Stored data:
==========
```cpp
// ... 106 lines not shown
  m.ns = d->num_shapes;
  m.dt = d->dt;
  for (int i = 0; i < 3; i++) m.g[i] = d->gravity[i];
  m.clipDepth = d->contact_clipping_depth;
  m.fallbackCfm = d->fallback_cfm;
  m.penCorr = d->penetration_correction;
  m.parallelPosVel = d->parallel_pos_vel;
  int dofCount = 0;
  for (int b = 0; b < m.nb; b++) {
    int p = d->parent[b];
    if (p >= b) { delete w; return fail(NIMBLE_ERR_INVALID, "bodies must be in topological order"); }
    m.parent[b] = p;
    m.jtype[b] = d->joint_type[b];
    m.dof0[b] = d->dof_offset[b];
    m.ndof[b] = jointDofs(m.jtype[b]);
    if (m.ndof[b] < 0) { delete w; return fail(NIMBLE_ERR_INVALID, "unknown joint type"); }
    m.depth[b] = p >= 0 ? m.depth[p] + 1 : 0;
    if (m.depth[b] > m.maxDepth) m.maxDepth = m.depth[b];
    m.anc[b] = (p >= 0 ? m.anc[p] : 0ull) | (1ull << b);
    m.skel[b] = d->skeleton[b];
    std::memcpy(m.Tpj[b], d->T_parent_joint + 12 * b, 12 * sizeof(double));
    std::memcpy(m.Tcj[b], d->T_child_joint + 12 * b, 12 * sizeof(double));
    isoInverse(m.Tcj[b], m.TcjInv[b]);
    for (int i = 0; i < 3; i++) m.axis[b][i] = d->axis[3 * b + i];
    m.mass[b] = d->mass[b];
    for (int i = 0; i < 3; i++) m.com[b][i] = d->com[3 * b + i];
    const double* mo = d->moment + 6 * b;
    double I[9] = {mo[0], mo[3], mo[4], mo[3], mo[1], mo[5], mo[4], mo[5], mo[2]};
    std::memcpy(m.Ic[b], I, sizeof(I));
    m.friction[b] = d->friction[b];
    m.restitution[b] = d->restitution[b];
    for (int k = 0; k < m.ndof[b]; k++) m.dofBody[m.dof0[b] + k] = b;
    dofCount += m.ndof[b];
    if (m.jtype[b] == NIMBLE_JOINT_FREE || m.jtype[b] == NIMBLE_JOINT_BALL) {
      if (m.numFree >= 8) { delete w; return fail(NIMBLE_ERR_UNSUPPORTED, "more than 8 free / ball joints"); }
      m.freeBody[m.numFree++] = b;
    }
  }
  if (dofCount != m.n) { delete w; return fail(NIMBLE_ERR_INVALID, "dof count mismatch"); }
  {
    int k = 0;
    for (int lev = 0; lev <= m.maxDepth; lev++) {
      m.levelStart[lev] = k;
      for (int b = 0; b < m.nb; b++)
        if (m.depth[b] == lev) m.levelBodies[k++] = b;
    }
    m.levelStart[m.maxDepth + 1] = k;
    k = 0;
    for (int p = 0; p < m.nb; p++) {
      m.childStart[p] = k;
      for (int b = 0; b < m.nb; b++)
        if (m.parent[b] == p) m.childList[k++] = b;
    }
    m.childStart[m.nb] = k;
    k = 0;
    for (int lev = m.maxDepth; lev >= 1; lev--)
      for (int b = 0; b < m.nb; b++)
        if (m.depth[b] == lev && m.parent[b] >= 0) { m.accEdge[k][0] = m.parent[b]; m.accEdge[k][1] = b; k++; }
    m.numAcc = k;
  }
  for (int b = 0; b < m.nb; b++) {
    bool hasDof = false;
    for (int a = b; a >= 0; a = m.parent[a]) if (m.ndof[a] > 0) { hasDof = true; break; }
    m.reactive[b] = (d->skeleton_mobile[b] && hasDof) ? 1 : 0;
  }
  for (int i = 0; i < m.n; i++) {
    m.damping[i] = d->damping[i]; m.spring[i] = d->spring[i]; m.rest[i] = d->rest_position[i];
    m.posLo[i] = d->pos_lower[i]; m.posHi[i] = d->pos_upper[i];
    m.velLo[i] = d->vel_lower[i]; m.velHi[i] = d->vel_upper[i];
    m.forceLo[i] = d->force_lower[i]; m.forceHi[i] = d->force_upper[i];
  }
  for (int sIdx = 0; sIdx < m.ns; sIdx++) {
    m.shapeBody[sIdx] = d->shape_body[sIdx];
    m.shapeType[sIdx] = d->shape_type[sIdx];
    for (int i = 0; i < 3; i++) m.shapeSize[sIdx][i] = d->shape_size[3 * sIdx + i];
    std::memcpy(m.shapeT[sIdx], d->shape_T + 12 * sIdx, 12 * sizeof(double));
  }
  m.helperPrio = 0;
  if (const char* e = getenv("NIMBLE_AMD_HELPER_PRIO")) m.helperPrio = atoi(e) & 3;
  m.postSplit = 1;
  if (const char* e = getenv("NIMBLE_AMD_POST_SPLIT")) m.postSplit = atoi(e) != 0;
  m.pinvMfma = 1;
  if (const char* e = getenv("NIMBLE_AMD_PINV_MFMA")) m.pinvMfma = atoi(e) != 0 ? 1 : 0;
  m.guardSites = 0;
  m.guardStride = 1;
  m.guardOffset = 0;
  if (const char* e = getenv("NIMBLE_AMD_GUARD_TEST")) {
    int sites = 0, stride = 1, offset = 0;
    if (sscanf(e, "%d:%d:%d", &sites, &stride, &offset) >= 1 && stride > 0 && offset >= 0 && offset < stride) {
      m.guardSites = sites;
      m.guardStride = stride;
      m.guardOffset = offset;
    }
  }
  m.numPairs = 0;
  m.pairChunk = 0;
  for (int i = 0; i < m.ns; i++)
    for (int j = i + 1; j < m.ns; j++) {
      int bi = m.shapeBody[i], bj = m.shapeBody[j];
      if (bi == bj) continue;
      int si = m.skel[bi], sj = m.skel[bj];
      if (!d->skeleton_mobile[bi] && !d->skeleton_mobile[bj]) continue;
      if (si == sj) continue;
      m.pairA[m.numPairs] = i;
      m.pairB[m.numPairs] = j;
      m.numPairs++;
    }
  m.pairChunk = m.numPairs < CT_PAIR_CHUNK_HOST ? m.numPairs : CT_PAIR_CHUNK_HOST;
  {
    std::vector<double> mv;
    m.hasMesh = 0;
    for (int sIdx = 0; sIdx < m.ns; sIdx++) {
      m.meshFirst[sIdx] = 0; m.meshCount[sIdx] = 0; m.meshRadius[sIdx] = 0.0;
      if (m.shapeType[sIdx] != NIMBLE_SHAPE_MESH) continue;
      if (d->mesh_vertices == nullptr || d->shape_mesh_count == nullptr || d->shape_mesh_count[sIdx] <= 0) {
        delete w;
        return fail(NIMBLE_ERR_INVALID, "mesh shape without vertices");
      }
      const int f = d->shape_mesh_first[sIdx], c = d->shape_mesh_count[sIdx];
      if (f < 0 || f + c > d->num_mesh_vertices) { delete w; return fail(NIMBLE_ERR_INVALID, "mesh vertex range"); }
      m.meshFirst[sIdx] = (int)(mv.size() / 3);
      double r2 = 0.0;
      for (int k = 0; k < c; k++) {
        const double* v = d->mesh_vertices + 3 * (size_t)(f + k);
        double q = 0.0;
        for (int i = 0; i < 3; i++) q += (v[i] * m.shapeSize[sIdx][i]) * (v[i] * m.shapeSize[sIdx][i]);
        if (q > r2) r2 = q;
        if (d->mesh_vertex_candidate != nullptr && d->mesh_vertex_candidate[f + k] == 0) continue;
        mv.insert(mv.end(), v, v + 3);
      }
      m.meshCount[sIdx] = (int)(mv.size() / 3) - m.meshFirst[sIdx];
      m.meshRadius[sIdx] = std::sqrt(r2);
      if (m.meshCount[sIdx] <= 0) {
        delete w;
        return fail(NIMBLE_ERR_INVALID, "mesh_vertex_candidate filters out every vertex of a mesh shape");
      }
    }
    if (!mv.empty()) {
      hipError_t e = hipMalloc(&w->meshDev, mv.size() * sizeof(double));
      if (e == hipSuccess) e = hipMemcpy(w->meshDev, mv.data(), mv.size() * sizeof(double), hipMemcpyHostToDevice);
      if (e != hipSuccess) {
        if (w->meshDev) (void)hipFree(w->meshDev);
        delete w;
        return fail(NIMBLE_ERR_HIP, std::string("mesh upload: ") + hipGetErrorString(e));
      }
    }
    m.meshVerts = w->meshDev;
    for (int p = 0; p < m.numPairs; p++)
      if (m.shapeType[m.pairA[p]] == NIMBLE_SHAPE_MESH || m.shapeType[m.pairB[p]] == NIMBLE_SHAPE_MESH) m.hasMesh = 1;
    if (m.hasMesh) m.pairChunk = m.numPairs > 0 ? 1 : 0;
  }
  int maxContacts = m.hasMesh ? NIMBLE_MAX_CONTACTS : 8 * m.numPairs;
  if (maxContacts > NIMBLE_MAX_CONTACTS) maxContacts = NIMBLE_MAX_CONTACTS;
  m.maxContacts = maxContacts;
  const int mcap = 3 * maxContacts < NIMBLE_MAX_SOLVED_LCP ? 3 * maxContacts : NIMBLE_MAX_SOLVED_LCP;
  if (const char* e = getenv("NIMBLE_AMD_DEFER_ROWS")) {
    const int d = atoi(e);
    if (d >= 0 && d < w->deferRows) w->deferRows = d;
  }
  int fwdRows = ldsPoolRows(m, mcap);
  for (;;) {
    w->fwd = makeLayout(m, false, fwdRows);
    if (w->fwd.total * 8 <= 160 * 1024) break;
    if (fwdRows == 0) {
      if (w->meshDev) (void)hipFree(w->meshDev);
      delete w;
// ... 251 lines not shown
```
==========
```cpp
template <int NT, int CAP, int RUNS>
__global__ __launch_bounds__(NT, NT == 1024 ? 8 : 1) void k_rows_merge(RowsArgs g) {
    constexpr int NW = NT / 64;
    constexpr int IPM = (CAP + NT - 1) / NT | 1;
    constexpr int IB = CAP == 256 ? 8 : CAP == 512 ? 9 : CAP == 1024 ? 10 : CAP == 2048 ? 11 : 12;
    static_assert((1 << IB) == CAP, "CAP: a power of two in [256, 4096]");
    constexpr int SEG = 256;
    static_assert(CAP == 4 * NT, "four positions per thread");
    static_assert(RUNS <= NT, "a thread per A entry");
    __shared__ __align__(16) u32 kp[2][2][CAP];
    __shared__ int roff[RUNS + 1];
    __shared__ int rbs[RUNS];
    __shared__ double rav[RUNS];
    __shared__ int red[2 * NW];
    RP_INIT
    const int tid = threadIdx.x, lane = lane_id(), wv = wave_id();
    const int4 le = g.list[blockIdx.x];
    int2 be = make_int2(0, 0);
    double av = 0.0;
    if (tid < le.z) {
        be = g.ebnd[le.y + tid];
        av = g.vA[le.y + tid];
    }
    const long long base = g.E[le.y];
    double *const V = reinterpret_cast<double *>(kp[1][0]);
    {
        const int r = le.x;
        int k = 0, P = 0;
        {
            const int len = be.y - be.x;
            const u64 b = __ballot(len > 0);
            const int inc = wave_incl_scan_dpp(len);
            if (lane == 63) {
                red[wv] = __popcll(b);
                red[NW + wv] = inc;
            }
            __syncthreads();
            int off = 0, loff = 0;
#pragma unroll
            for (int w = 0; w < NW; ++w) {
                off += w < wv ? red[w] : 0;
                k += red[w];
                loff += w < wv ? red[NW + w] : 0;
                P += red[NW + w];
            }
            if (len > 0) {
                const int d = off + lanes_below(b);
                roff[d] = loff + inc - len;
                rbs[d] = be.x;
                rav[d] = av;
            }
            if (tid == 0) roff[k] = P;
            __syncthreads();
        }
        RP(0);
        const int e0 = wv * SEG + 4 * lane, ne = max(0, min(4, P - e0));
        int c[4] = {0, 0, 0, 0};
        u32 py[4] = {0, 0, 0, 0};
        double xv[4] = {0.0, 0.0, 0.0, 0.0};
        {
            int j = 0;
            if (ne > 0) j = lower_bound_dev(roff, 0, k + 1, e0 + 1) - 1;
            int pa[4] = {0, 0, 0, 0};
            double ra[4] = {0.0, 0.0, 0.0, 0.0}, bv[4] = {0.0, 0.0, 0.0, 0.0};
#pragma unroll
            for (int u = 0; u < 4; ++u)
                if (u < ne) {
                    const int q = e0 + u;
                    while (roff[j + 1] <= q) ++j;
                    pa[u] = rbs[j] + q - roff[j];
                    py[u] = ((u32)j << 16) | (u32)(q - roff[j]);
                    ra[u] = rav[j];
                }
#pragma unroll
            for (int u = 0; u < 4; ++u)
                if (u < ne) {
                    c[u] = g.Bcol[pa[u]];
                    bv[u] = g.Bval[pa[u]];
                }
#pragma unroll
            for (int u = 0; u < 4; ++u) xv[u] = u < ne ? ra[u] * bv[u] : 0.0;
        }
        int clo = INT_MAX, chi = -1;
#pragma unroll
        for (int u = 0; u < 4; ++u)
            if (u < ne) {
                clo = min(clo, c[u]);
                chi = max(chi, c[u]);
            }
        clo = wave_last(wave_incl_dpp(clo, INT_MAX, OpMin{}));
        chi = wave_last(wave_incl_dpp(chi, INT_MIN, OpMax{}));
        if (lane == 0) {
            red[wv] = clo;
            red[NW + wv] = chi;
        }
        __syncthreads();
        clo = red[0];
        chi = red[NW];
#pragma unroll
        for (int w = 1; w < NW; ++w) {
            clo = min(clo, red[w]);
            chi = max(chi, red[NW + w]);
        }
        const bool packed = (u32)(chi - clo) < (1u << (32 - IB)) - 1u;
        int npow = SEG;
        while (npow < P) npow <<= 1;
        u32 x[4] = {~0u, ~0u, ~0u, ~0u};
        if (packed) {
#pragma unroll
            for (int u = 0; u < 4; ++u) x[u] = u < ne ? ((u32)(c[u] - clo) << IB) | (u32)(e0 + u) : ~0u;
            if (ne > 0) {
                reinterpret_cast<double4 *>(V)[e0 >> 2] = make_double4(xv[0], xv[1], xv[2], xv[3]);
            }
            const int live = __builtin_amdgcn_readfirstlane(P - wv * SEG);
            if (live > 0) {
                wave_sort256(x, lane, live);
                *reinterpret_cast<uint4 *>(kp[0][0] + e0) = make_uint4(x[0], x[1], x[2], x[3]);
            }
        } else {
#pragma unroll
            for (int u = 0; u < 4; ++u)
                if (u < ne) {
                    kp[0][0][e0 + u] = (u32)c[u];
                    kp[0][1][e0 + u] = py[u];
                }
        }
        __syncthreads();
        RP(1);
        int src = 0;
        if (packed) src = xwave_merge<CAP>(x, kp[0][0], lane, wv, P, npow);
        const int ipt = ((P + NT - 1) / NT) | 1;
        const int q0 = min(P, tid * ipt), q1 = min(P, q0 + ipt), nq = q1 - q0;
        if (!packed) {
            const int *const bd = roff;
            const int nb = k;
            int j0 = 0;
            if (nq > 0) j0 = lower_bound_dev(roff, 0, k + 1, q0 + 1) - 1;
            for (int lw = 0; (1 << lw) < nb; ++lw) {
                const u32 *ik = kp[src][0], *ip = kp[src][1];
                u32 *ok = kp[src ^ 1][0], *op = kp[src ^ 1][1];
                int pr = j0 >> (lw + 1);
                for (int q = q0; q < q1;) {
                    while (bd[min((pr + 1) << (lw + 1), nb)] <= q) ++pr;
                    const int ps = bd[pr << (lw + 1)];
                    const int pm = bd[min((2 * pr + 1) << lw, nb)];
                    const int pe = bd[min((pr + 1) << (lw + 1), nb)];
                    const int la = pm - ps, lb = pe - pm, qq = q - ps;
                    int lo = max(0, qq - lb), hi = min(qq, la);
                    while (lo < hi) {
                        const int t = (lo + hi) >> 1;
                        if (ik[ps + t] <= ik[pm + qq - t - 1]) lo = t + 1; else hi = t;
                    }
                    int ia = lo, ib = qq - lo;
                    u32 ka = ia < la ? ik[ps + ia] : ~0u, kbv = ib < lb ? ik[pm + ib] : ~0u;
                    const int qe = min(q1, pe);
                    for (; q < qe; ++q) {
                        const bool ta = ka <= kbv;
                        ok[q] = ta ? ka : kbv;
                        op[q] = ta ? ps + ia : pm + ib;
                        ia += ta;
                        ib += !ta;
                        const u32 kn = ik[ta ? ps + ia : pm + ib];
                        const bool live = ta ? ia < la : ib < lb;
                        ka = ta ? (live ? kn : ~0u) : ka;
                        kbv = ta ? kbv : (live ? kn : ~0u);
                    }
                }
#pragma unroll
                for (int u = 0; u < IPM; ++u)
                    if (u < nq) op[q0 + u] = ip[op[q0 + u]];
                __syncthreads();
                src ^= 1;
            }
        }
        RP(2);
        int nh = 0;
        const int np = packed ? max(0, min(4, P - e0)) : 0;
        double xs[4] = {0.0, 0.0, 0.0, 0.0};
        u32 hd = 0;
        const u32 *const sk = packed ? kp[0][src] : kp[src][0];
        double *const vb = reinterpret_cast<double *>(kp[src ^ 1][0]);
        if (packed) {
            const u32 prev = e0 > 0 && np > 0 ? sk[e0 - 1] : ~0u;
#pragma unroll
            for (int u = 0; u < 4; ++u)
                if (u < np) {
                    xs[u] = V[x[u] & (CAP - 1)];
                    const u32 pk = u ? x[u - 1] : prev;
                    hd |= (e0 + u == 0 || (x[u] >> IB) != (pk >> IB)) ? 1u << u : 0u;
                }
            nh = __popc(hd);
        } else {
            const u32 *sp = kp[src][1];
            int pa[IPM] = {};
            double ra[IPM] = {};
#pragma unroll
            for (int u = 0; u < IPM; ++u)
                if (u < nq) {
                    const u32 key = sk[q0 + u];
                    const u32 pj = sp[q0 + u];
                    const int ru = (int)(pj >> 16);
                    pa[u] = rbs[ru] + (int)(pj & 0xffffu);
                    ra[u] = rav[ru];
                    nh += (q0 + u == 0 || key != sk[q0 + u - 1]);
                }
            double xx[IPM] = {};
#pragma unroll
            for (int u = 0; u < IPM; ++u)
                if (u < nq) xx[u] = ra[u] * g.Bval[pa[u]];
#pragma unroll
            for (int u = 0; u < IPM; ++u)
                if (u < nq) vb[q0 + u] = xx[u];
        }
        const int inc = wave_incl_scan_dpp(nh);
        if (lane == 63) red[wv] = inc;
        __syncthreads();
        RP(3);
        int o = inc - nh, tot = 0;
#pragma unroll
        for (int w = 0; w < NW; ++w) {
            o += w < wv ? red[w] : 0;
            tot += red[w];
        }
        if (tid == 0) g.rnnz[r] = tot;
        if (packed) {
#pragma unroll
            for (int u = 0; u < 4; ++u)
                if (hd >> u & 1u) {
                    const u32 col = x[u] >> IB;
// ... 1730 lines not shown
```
==========
Your answer should consist of each line of the data above in which the word "continue" occurs.

■ **OUTPUT**:
      if (bi == bj) continue;
      if (!d->skeleton_mobile[bi] && !d->skeleton_mobile[bj]) continue;
      if (si == sj) continue;
      if (m.shapeType[sIdx] != NIMBLE_SHAPE_MESH) continue;
        if (d->mesh_vertex_candidate != nullptr && d->mesh_vertex_candidate[f + k] == 0) continue;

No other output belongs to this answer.